Exercise directions — If a line includes the word "loads", it belongs in the count; state the total for the data below and add nothing.

[Recorded data]
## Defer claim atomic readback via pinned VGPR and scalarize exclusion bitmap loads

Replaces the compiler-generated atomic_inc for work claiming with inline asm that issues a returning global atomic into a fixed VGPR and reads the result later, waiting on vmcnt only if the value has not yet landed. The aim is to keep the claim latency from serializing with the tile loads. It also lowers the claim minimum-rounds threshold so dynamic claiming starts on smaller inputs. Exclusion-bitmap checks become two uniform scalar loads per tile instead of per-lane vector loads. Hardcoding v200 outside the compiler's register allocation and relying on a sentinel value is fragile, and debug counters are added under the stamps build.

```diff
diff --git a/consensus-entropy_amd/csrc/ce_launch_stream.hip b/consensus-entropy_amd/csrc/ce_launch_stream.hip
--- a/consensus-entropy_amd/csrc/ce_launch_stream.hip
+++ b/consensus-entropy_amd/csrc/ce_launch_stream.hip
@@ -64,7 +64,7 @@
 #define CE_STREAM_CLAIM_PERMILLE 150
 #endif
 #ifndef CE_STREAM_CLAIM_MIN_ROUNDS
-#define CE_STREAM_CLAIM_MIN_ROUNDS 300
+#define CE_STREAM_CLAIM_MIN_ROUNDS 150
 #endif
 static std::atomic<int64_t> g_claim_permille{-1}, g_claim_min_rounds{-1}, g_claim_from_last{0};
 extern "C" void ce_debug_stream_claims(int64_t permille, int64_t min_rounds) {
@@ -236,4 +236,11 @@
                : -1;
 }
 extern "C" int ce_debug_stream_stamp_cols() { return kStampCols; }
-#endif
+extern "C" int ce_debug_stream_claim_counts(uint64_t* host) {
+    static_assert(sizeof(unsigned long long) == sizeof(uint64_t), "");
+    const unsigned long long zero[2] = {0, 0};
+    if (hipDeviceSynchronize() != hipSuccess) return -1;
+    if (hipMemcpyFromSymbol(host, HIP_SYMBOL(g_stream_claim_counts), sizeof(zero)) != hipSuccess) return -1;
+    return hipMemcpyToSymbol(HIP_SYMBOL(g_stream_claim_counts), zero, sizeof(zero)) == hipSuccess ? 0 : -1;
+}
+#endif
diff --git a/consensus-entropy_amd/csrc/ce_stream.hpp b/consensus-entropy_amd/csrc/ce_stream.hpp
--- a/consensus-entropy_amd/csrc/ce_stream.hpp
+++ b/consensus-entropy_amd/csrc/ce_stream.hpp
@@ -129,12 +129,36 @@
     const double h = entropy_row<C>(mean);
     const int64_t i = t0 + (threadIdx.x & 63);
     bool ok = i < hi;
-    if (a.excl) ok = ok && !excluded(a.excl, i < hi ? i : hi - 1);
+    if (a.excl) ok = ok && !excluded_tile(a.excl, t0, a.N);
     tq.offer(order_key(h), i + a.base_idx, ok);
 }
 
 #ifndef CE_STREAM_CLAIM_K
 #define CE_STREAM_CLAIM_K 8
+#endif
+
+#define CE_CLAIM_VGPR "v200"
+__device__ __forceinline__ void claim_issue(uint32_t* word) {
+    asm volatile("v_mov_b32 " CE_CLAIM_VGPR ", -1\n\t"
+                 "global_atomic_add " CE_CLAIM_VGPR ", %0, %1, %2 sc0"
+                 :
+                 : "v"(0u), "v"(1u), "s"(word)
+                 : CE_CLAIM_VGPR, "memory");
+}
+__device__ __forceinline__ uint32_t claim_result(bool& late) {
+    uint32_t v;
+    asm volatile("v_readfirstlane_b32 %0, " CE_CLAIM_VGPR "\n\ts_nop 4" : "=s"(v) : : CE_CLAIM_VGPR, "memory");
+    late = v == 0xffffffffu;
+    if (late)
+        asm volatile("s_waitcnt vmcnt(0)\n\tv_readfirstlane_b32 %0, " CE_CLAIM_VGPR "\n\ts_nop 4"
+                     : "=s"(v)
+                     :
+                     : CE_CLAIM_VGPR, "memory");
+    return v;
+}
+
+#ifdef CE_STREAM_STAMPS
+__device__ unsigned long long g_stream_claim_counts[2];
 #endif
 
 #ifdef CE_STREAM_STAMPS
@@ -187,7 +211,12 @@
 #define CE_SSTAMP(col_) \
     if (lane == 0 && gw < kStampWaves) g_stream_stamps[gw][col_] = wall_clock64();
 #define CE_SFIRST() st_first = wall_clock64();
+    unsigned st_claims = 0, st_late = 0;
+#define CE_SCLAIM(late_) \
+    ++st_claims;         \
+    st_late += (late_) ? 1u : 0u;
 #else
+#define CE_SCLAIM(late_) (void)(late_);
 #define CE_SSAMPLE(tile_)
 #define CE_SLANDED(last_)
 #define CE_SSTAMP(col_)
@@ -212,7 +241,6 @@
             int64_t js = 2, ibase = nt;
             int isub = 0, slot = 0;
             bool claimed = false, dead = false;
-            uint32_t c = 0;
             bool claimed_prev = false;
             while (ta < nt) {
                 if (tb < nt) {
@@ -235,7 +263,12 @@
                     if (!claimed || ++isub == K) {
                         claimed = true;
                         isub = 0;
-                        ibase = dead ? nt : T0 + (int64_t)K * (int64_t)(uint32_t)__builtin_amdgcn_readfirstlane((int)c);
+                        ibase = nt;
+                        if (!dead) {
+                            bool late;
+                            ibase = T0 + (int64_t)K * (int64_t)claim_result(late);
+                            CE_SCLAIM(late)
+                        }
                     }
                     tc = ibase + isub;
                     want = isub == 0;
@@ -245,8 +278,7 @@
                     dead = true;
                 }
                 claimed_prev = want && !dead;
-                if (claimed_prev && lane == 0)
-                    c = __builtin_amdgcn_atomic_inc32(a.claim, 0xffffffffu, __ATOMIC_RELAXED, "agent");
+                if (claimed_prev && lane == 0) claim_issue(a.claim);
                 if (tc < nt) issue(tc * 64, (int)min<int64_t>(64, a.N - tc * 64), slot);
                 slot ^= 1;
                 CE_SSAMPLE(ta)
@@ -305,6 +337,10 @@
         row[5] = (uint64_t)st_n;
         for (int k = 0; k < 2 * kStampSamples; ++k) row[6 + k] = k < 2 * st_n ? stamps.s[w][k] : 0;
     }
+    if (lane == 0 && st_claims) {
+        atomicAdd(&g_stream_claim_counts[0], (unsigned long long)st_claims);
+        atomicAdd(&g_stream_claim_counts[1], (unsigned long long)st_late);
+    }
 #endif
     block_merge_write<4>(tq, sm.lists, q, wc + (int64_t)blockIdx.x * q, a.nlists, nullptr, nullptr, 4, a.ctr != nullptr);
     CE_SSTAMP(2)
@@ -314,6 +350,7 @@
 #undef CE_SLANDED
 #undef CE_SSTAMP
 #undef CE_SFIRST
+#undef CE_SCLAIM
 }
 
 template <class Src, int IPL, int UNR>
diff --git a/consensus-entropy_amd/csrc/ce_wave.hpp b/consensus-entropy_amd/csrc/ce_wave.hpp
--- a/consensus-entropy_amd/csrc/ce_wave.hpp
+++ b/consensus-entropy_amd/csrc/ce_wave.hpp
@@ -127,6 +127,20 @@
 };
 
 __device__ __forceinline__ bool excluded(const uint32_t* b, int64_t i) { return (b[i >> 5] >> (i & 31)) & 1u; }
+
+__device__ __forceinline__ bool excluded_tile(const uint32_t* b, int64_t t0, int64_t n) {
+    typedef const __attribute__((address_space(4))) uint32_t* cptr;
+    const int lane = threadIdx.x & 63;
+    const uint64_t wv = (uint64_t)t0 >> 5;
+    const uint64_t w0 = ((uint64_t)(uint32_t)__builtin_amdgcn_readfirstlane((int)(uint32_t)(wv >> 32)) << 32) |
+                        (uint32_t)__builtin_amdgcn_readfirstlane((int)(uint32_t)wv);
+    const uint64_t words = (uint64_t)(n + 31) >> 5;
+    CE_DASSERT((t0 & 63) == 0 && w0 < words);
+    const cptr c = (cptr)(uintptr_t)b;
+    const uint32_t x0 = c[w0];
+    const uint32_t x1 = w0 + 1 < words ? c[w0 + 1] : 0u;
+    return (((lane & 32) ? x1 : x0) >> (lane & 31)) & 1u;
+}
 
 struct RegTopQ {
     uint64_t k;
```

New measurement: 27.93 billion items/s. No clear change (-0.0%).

Response to this exercise — 2